An official British Academy Research Project, Commodities of Empire is a collaboration between the Open University's Ferguson Centre for African and Asian Studies and the Institute of the Americas (University College London).
The mutually reinforcing relationship between ‘commodities’ and ‘empires’
has long been recognised. Over the last six centuries the quest for profits has driven imperial expansion, with the global trade in commodities fuelling the ongoing industrial revolution. These ‘commodities of empire’, which became transnationally mobilised in ever larger quantities, included foodstuffs (wheat, rice, bananas); industrial crops (cotton, rubber, linseed and palm oils); stimulants (sugar, tea, coffee, cocoa, tobacco and opium); and ores (tin, copper, gold, diamonds). Their expanded production and global movements brought vast spatial, social, economic and cultural changes to both metropoles and colonies.

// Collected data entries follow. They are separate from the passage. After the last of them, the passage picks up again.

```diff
@@ -579,6 +637,45 @@
         *(f4*)(Os + l31 * OLD + 32 + 8 * g + 4 * lh) = c;
     }
     __builtin_amdgcn_s_waitcnt(0xc07f);
+    if constexpr (RING > 0) {
+        const int cg = lane & 7;
+        bool sat = false;
+#pragma unroll
+        for (int t = 0; t < 4; ++t) {
+            const int r = 8 * t + (lane >> 3), qo = (bx * (nthr >> 6) + w) * 32 + r;
+            const f4 va = *(const f4*)(Os + r * OLD + 8 * cg), vb = *(const f4*)(Os + r * OLD + 8 * cg + 4);
+            if (qo < T) {
+                const size_t obase = ((size_t)b * T + qo) * (heads * HD) + h * HD + 8 * cg;
+                if (out) {
+                    *(f4*)(out + obase) = va;
+                    *(f4*)(out + obase + 4) = vb;
+                }
+                if (out_hl) {
+                    h8 hh, ll;
+#pragma unroll
+                    for (int i = 0; i < 4; ++i) {
+                        _Float16 a, c;
+                        sat |= !(fabsf(va[i]) * PP_A_SCALE < 65504.f) | !(fabsf(vb[i]) * PP_A_SCALE < 65504.f);
+                        pp_split_f16(va[i], a, c);
+                        hh[i] = a;
+                        ll[i] = c;
+                        pp_split_f16(vb[i], a, c);
+                        hh[4 + i] = a;
+                        ll[4 + i] = c;
+                    }
+                    if (TERMS == 2) {
+                        _Float16* hp = out_hl + 2 * obase;
+                        *(h8*)hp = hh;
+                        *(h8*)(hp + 8) = ll;
+                    } else {
+                        *(h8*)(out_hl + obase) = hh;
+                    }
+                }
+            }
+        }
+        pp_sat_flag(sat);
+        return;
+    }
     const int qr = lane >> 1, half = lane & 1;
     const int qo = (bx * (nthr >> 6) + w) * 32 + qr;
     if (qo < T) {
```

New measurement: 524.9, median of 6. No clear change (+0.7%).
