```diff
@@ -1794,8 +1854,8 @@
       if (g + 1 >= gp.g_end) next_takes = false;
       const bool halo_frame = g < g_emit;
       run_granule<F32, true>(a, T, cb, g, L, S, gp, fresh, h5, next_takes, pf, Rp, !halo_frame, halo_frame && gr == 0 && !fresh,
-                             halo_by_wave && g == g_emit && !fresh, g_pf);
-    } else run_granule<F32, false>(a, T, cb, g, L, S, gp, fresh, h5, next_takes, pf);
+                             halo_by_wave && g == g_emit && !fresh, g_pf, (int)fb, frag_short_lds);
+    } else run_granule<F32, false>(a, T, cb, g, L, S, gp, fresh, h5, next_takes, pf, nullptr, true, false, false, -1, (int)fb, frag_short_lds);
     return;
   }
   if (gr == 0) {
@@ -1805,6 +1865,13 @@
       gran_slow_chunk<F32>(a, T, cb, f, &L, &S, second, true, nullptr);
     } else gran_slow_chunk<F32>(a, T, cb, f, &L, &S, second, true, nullptr);
   }
+}
+template <bool F32, bool RING = false>
+PD_FN void run_granule_wave(const DecodeArgs& a, const GlobalTables& T, BankPtr cb, int g, WaveData& L, TabLds& S, const GranPos& gp,
+                            const LaneRegs& pf, LaneRegs* Rp = nullptr, int g_emit = 0, bool halo_by_wave = false, int g_pf = -1) {
+  GranRoute rt;
+  gran_route_load(rt, a.side, a.n_frames, g >> 1);
+  run_granule_wave<F32, RING>(a, T, cb, g, L, S, gp, pf, rt, Rp, g_emit, halo_by_wave, g_pf);
 }
 
 template <bool F32>
diff --git a/pdmp3_amd/csrc/engine.hip b/pdmp3_amd/csrc/engine.hip
--- a/pdmp3_amd/csrc/engine.hip
+++ b/pdmp3_amd/csrc/engine.hip
@@ -58,25 +58,32 @@
   __shared__ TabLds S;
   __shared__ GranMb mb[W];
   __shared__ unsigned tabs_ready;
-  static_assert(sizeof(WaveData) * W + sizeof(TabLds) + sizeof(GranMb) * W + 16 <= 160 * 1024, "one workgroup of 16 waves per CU");
+  __shared__ alignas(16) float frag_short_lds[kFragShortFloats];
+  static_assert(sizeof(WaveData) * W + sizeof(TabLds) + sizeof(GranMb) * W + 16 + sizeof(float) * kFragShortFloats <= 160 * 1024,
+                "one workgroup of 16 waves per CU");
   const int tid = (int)threadIdx.x;
   const unsigned long long t_entry = a.prof ? PD_CLOCK() : 0ull;
   const int w = tid >> 6;
   const int g = (int)blockIdx.x * W + w;
   const bool valid = g < 2 * a.n_frames;
+  const int gl = valid ? g : 2 * a.n_frames - 1;
+  TabFetch<64 * W> tf;
+  tab_fetch_issue<64 * W>(tid, tf, T, a.sf_hint);
   LaneRegs pf;
-  if (valid) ph_prefetch(tid & 63, pf, a.spectra + (size_t)g * 1152, a.side + (size_t)g * 2);
+  ph_prefetch(tid & 63, pf, a.spectra + (size_t)gl * 1152, a.side + (size_t)gl * 2);
+  GranRoute rt;
+  gran_route_load(rt, a.side, a.n_frames, gl >> 1);
   if (tid < W * (int)(sizeof(GranMb) / 4)) reinterpret_cast<unsigned*>(mb)[tid] = 0u;
   if (tid == 0) tabs_ready = 0u;
   __syncthreads();
-  tab_load_image(tid, 64 * W, S, T, a.sf_hint);
+  tab_fetch_store<64 * W>(tid, tf, S, frag_short_lds);
   __builtin_amdgcn_fence(__ATOMIC_RELEASE, "wavefront");
   __builtin_amdgcn_wave_barrier();
   if ((tid & 63) == 0) atomicAdd(&tabs_ready, 1u);
   if (!valid) return;
   if (a.prof && (tid & 63) == 0) a.prof[(size_t)g * kProfSlots] = t_entry;
   const GranPos gp{L, mb, w, W, &tabs_ready};
-  run_granule_wave<F32>(a, T, (BankPtr)&c_bank, g, L[w], S, gp, pf);
+  run_granule_wave<F32>(a, T, (BankPtr)&c_bank, g, L[w], S, gp, pf, rt, nullptr, 0, false, -1, frag_short_lds);
 }
 
 #if defined(PDMP3_WITH_RING_KERNEL)
```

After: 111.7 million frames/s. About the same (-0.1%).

In the Commodities of Empire project we explore the networks through which such commodities circulated within, and in the spaces between, empires. We are particularly attentive to local processes – originating in Africa, Asia, the Caribbean and Latin America – which significantly influenced the outcome of the encounter between the world economy and regional societies, doing so through a comparative approach that explores the experiences of peoples subjected to different imperial hegemonies.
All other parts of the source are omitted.